(Dataset entries)
*****

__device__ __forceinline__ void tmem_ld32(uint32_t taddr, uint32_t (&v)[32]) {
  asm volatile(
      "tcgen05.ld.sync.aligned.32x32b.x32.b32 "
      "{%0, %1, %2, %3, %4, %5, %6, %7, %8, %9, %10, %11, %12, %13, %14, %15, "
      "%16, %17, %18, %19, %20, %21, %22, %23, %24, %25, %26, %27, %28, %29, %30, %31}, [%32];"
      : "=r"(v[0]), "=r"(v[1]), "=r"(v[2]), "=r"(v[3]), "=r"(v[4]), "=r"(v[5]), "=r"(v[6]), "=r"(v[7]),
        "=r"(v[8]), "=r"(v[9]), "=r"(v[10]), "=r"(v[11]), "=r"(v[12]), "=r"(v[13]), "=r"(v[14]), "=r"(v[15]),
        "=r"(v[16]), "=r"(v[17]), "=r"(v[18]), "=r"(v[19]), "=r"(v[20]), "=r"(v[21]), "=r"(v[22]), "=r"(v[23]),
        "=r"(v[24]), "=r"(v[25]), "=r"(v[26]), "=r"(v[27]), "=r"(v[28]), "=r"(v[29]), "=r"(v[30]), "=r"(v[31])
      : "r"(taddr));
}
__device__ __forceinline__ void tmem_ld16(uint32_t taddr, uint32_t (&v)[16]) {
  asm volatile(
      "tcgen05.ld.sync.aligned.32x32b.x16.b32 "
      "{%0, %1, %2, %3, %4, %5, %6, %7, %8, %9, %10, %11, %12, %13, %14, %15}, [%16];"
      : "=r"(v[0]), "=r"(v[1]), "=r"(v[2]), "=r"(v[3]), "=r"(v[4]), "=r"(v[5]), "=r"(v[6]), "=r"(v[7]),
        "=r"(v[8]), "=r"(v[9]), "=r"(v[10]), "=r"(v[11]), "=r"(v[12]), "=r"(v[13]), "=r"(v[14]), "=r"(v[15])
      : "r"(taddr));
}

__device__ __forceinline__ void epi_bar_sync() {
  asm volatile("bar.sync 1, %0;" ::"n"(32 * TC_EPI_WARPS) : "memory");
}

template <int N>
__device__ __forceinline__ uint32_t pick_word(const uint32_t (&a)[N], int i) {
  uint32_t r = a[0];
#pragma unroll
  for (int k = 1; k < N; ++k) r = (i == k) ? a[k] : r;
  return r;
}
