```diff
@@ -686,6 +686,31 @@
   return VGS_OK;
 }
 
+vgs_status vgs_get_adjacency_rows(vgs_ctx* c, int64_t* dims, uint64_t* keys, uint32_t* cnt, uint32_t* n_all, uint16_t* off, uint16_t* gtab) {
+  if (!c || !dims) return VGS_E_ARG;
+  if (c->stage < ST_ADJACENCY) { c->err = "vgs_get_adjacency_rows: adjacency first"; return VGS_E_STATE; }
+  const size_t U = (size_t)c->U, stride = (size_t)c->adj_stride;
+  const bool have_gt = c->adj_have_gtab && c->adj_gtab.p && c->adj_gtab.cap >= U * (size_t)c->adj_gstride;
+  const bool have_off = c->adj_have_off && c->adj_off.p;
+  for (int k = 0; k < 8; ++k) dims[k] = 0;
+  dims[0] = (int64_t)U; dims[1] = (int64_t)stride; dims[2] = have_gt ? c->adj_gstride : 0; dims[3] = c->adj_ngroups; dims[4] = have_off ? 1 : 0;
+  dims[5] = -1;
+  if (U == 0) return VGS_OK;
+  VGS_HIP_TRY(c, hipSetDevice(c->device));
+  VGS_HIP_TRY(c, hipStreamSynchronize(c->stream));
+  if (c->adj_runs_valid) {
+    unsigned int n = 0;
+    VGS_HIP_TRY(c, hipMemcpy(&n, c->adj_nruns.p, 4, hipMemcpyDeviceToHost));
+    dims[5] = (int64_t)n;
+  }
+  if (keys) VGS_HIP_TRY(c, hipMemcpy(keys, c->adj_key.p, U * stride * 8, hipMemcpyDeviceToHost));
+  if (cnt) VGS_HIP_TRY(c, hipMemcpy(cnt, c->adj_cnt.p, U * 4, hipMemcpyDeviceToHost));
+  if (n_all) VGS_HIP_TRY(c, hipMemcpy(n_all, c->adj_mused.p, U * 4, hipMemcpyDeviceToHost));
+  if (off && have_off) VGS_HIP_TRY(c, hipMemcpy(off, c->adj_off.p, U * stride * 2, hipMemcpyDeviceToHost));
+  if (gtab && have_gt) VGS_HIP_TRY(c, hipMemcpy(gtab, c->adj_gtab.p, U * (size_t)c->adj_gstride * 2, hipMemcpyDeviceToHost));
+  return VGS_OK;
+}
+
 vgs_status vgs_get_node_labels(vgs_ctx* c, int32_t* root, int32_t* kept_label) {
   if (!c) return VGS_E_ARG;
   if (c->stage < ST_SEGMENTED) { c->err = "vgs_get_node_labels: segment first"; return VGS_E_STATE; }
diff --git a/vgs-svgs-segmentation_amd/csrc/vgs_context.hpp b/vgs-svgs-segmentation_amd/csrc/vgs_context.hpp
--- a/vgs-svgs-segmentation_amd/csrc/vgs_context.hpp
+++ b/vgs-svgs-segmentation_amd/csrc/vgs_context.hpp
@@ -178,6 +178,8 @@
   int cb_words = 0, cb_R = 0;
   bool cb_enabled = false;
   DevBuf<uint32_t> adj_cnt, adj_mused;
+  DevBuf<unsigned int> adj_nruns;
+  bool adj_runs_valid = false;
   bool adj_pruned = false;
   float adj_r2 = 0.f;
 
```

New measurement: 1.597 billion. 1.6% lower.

*****

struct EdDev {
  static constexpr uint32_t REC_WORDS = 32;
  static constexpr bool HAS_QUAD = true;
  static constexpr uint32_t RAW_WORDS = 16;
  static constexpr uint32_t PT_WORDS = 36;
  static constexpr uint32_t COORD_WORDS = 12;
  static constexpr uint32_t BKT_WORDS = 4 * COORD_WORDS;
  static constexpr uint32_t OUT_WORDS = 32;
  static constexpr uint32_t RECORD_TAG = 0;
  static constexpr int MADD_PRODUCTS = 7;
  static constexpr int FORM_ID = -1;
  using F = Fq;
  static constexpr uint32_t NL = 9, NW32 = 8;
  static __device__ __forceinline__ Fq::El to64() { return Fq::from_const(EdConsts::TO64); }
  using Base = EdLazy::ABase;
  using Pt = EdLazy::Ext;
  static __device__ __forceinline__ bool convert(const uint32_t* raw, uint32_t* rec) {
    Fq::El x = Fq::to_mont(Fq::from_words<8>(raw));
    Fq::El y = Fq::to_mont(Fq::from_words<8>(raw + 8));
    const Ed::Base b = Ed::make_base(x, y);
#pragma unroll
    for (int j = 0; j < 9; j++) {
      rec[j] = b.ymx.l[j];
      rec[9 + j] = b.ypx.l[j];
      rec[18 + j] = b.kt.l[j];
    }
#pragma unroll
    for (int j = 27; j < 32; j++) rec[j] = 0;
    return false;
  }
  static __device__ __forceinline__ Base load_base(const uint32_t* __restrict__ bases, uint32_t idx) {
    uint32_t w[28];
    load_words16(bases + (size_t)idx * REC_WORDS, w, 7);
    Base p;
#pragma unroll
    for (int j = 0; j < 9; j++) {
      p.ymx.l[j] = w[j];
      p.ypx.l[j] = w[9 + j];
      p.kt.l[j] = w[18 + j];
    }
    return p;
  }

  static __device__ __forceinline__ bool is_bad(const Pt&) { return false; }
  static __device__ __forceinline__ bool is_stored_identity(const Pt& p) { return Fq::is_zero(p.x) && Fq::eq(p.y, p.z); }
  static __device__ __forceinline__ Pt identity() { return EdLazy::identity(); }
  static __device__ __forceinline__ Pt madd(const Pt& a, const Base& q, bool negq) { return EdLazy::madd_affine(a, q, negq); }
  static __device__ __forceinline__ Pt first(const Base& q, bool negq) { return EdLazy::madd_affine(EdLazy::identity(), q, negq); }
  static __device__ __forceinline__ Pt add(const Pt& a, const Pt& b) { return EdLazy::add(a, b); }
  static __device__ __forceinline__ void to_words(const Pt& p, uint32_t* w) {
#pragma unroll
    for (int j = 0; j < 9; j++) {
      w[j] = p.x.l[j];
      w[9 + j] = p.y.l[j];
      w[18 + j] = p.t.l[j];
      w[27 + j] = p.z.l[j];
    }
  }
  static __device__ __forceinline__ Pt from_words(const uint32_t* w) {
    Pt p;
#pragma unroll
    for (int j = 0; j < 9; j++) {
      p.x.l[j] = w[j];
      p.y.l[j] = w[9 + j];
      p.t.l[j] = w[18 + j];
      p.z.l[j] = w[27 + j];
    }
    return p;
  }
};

*****

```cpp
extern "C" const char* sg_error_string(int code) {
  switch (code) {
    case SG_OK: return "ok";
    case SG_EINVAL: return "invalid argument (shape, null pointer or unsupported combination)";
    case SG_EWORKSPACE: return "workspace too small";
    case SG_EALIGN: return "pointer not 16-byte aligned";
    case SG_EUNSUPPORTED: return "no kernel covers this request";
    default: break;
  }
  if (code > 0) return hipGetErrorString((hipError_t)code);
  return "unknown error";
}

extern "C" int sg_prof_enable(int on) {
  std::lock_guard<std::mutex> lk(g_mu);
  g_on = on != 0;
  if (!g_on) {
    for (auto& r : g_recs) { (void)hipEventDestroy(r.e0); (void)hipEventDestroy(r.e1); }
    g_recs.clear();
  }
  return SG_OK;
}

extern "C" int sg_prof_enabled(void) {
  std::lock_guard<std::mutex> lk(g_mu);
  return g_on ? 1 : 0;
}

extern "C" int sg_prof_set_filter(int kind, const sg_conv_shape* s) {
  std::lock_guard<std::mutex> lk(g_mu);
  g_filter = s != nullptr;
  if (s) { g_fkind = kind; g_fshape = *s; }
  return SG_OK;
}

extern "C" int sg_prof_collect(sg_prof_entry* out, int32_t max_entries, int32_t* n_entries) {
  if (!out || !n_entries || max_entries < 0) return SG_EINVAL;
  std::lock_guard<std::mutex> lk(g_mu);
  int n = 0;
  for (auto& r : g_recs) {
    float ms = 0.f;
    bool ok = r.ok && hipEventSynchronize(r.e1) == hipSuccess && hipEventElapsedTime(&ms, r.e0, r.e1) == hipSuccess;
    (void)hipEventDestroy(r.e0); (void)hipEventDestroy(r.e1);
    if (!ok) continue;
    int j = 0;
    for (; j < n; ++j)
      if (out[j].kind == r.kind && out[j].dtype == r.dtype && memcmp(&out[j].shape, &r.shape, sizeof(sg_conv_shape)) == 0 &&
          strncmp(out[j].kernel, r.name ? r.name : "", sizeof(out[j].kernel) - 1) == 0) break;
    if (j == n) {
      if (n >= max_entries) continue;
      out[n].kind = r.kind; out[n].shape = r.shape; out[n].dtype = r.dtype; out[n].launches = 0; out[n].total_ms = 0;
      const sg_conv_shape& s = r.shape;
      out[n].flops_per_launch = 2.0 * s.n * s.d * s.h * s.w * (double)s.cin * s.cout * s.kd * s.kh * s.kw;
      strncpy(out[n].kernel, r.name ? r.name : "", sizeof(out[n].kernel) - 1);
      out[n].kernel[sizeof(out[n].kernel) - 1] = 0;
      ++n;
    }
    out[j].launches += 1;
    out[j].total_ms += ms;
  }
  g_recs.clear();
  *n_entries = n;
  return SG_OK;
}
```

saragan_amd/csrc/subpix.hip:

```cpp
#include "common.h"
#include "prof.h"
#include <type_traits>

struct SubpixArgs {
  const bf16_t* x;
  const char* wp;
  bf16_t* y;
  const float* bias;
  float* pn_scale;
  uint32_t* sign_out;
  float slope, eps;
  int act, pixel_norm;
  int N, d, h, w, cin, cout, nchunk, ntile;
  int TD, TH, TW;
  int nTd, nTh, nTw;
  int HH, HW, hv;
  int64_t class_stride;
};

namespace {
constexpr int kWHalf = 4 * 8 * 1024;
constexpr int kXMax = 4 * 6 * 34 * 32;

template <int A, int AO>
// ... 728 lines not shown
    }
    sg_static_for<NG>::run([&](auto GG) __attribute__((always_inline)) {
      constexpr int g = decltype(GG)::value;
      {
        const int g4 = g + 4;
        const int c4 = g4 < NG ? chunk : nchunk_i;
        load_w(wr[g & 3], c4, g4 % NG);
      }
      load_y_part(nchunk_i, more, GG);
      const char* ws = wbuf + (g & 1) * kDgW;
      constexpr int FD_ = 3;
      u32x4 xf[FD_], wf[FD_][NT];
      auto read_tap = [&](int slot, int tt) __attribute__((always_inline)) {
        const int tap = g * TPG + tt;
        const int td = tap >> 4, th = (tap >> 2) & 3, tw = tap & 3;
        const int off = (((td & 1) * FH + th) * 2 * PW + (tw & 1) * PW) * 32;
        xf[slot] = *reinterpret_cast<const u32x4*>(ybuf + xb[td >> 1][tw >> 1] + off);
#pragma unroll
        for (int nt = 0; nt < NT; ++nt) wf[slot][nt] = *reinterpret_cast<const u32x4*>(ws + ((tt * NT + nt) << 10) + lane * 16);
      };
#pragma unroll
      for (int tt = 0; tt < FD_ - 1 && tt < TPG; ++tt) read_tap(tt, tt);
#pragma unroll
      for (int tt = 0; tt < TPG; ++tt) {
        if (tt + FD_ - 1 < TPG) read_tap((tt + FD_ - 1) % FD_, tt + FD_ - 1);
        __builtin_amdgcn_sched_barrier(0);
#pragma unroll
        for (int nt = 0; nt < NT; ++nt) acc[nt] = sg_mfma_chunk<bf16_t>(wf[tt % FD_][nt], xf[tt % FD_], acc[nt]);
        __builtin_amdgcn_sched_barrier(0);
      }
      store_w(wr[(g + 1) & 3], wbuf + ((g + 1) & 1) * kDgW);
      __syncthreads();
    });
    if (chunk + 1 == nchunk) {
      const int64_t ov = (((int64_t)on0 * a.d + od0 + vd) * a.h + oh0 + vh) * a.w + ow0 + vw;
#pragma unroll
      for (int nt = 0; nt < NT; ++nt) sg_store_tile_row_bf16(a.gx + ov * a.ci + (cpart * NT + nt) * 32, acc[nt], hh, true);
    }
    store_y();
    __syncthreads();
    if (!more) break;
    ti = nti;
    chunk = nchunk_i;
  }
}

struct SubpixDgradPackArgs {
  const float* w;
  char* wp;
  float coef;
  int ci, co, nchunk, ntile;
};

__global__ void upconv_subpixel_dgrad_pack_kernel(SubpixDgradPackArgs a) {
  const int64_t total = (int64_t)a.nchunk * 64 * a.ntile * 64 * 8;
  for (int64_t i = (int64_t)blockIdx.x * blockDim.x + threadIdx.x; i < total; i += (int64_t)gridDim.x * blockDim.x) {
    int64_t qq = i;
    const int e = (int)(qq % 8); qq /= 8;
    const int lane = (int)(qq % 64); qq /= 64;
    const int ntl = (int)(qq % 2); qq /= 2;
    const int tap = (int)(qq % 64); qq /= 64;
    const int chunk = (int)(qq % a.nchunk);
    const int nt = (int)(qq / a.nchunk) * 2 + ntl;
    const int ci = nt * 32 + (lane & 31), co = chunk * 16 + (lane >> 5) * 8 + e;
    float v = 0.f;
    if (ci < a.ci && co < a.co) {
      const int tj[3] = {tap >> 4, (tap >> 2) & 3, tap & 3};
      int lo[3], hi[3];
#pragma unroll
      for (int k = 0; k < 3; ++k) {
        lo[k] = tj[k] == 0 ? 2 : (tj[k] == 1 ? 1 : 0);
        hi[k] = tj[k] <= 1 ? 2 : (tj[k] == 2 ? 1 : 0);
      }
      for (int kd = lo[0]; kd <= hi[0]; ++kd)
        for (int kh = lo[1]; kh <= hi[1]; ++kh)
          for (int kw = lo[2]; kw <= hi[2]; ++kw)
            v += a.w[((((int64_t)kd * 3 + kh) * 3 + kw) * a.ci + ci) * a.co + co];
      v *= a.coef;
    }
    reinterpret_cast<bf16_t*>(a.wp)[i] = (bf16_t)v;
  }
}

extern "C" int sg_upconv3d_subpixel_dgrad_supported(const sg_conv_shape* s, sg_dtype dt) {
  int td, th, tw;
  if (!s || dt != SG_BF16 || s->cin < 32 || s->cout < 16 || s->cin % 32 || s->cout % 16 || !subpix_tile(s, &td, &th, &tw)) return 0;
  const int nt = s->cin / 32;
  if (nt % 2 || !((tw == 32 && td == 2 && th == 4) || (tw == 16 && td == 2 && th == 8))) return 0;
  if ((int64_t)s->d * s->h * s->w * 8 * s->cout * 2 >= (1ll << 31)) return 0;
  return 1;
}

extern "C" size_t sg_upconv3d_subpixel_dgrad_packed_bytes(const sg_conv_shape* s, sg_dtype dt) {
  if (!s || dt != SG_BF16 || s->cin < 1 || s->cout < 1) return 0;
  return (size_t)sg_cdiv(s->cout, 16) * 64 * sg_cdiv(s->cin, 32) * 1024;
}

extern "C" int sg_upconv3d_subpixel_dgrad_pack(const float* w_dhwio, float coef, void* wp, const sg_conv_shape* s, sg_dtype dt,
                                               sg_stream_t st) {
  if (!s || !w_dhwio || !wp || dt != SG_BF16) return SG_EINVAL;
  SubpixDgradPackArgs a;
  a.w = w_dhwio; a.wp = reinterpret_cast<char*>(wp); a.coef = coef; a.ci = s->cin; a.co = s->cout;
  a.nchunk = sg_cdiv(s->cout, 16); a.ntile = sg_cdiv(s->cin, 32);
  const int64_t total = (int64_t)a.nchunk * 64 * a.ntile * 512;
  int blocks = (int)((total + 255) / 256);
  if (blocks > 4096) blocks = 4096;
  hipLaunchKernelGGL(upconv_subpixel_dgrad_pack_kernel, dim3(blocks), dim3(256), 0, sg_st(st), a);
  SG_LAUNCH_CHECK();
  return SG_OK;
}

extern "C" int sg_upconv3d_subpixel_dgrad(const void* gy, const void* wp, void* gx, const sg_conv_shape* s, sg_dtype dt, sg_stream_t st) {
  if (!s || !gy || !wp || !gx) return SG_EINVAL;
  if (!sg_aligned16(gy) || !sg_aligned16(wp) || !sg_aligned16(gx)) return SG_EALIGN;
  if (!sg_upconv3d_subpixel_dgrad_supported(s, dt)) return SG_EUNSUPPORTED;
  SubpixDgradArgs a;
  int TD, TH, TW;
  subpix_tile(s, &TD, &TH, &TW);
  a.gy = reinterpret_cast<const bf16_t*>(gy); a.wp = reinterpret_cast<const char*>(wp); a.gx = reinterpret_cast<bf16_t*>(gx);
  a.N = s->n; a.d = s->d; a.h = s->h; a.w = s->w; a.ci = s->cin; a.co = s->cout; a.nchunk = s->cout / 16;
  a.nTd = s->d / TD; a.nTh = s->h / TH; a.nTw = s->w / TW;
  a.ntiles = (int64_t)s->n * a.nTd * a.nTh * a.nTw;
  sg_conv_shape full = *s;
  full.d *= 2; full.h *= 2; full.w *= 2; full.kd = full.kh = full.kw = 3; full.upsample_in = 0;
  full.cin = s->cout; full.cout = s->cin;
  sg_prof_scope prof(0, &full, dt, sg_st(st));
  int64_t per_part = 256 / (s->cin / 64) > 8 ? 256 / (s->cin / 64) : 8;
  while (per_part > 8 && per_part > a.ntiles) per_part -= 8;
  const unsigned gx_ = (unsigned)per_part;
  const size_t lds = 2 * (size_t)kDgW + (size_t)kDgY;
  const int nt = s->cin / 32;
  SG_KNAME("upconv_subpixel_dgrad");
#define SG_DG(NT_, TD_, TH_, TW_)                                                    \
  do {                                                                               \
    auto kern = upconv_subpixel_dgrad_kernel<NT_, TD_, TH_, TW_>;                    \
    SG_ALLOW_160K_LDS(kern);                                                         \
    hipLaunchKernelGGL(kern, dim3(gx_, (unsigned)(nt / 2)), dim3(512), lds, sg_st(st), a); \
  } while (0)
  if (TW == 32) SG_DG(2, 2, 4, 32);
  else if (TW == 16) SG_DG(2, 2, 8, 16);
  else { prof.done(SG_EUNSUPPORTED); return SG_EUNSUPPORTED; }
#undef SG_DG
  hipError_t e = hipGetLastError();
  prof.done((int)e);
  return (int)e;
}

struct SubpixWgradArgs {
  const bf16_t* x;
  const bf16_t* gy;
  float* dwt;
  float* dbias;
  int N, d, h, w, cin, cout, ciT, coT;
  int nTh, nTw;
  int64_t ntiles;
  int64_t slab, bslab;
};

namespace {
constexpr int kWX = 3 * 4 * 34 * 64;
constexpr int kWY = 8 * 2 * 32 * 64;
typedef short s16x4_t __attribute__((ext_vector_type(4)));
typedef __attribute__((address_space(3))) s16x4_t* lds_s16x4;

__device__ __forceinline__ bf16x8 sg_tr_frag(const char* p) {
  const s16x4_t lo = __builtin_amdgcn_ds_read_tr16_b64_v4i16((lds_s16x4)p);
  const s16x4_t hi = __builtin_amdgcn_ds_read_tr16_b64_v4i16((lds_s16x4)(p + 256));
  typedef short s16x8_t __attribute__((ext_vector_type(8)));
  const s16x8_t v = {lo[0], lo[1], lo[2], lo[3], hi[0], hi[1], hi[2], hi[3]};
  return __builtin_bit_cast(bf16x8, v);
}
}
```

*****

◆ **EXERCISE INSTRUCTIONS**
Throughout the data above, copy all lines where the word "launches" is found.

◆ **REPLY TO THE TASK**
      out[n].kind = r.kind; out[n].shape = r.shape; out[n].dtype = r.dtype; out[n].launches = 0; out[n].total_ms = 0;
    out[j].launches += 1;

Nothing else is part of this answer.